I don't see that happening here with Station To Station. In fact, to a certain extent, if anything, Aitken has stolen from the LEVI'S aesthetic throughout his entire career. He owes THEM. Either way, my take on corporate sponsorship is one of bemused detachment, akin to Sebastian Bach's defense of embracing the reality TV gravy train. Sebastian Bach could give a flying fuck about reality TV, but he'll take their money. Paraphrasing now: "Thank you for you money. I am going to take it now and put it all into METAL." [Metal heads, insert long boriing argument here as to whether or not Sebastian Bach is Metal.] Everybody knows what an institution is buying when they give money to an artist or an institution (Illusion of edge!), and everybody knows what an artist is getting when they take money from a corporate entity (Illusion of lunch!). [Art heads, insert long boring conversation about corporations and courtiers here.]

An aside: I don't know if I want an art world where I can't laugh at an Altria executive getting to say "a couple words" in the ghetto of a Whitney press opening.

Scenesterism. [This is the paragraph in which I will both agree and disagree with myself.] I don't mind Aitken's brand of scenesterism. Or at least, in respects to it prompting decent art actions, I maintain a weird hope for it. It comes out of the fact that he's very well connected with a number of scenes, both well-moneyed and not, interesting and not. I'd call it boosterism and it seems to come from a place of love and encouragement. It's a warm blanket of sheen. In the case of the interviews on the website, it reminds me of old issues of Interview magazine, which were more than a little scenestery. And I like the same repeated or similar questions leading to everything from the existential to the mundane when it comes to the answers. To quote Charles Bukowski, "i have shit stains in my underwear too." So, scene on, Doug Aitken. Scene on. (This viewpoint self-intersects with my fears that it WILL be too scene-y, but something about Aitken makes me live in hope. [Which is not a bad place to start.])

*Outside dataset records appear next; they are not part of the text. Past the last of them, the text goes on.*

template <int CIN, int COUT, int TH, int TWG = CONV_TW, int CR = 1>
int launch_s1(const ConvArgs& a0, int Cout, hipStream_t st, int slots = 256) {
    ConvArgs a = a0;
    if ((long long)a.D * a.H * a.W * (CIN > Cout ? CIN : Cout) * 4 >= (1LL << 31)) return MVS_E_SHAPE;
    const int tiles = ((a.H + TH - 1) / TH) * ((a.W + TWG - 1) / TWG);
    const int groups = Cout / COUT;
    a.planes_per_wg = conv_pick_planes(a.D, (long long)tiles * groups, 2, slots);
    if (const int hk = mvs_hook(MVS_HOOK_S1_PLANES)) a.planes_per_wg = hk < a.D ? hk : a.D;
    const Fuse2Args fa = {nullptr, nullptr, nullptr, 0, (mvs_hook(MVS_HOOK_CONV_FULL_SWEEPS) >> 2) & 3};
    dim3 grid(tiles, groups, (a.D + a.planes_per_wg - 1) / a.planes_per_wg);
    size_t smem = (size_t)S1Geom<CIN, COUT, TH, TWG>::LDS_BYTES;
    static bool attr_done = false;
    if (!attr_done) {
        hipError_t e;
        if ((e = hipFuncSetAttribute((const void*)conv3d_s1_kernel<CIN, COUT, TH, true, TWG, CR>,
                                     hipFuncAttributeMaxDynamicSharedMemorySize, (int)smem)) != hipSuccess) return (int)e;
        if ((e = hipFuncSetAttribute((const void*)conv3d_s1_kernel<CIN, COUT, TH, false, TWG, CR>,
                                     hipFuncAttributeMaxDynamicSharedMemorySize, (int)smem)) != hipSuccess) return (int)e;
        attr_done = true;
    }
    if (a.x2) conv3d_s1_kernel<CIN, COUT, TH, true, TWG, CR><<<grid, 256, smem, st>>>(a, fa);
    else conv3d_s1_kernel<CIN, COUT, TH, false, TWG, CR><<<grid, 256, smem, st>>>(a, fa);
    return (int)hipGetLastError();
}

int launch_s1_fuse2(const ConvArgs& a0, const Fuse2Args& fa, hipStream_t st) {
    ConvArgs a = a0;
    if ((a.D & 1) || (a.H & 1) || (a.W & 1) || a.x2 || a.cout_total != 16) return MVS_E_SHAPE;
    if ((long long)a.D * a.H * a.W * 16 * 4 >= (1LL << 31)) return MVS_E_SHAPE;
    const int tiles = ((a.H + 7) / 8) * ((a.W + CONV_TW - 1) / CONV_TW);
    int best = 2; long long best_cost = 1LL << 60;
    for (int dr = 2; dr <= a.D; dr += 2) {
        const long long wgs = (long long)tiles * ((a.D + dr - 1) / dr);
        const long long cost = ((wgs + 255) / 256) * (dr + 3);
        if (cost < best_cost) { best_cost = cost; best = dr; }
    }
    a.planes_per_wg = best;
    if (const int hk = mvs_hook(MVS_HOOK_FUSE2_PLANES)) a.planes_per_wg = hk < a.D ? hk : a.D;
    dim3 grid(tiles, 1, (a.D + a.planes_per_wg - 1) / a.planes_per_wg);
    const size_t smem = (size_t)S1Geom<16, 16, 8>::LDS_BYTES + FUSE2_RED_FLOATS * sizeof(float);
    static bool attr_done = false;
    if (!attr_done) {
        hipError_t e = hipFuncSetAttribute((const void*)conv3d_s1_kernel<16, 16, 8, false, CONV_TW, 1, true>,
                                           hipFuncAttributeMaxDynamicSharedMemorySize, (int)smem);
        if (e != hipSuccess) return (int)e;
        attr_done = true;
    }
    conv3d_s1_kernel<16, 16, 8, false, CONV_TW, 1, true><<<grid, 256, smem, st>>>(a, fa);
    return (int)hipGetLastError();
}

}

Other things that give me hope for Station To Station to be as good on a whole as it is as a website:

1. I'm a sucker for anything based on a Bowie song. Especially this Bowie song. And quite specifically, that intro. It should not be forgotten that he did that without the help of Eno. You could stop that song after the intro and you'd be guaranteed forward motion for a couple hours.

2. Slanted, this. But, well: Hunger. The typeface and design aesthetic used for the quotes throughout the website is either borrowed from or influenced by Blackest Ever Black has been doing for the last couple years. Or, maybe it's been plucked from the air of the zeitgeist, but a it's a little behind the breeze. And that means that Aitken has some catching up to do. He's usually coming in on top of the beat. This time, he's a little behind. That's a spot that can be just as fertile though when it comes to pushing a song forward.

3. Man Bartlett is involved. I don't know the details, but even if it's at the most technician-y level, Man Bartlett makes everything better.

4. Even with my past perceived disasters of earlier "happenings", I maintain a certain faith in all things wide-ranging. From the interests of the website to the train's path, this project covers that.

5. I'm a sucker for trains. I often dream of them when I'm alone.

6. Blackfoot.

Roll on, Doug Aitken. Roll on. Take that train, baby.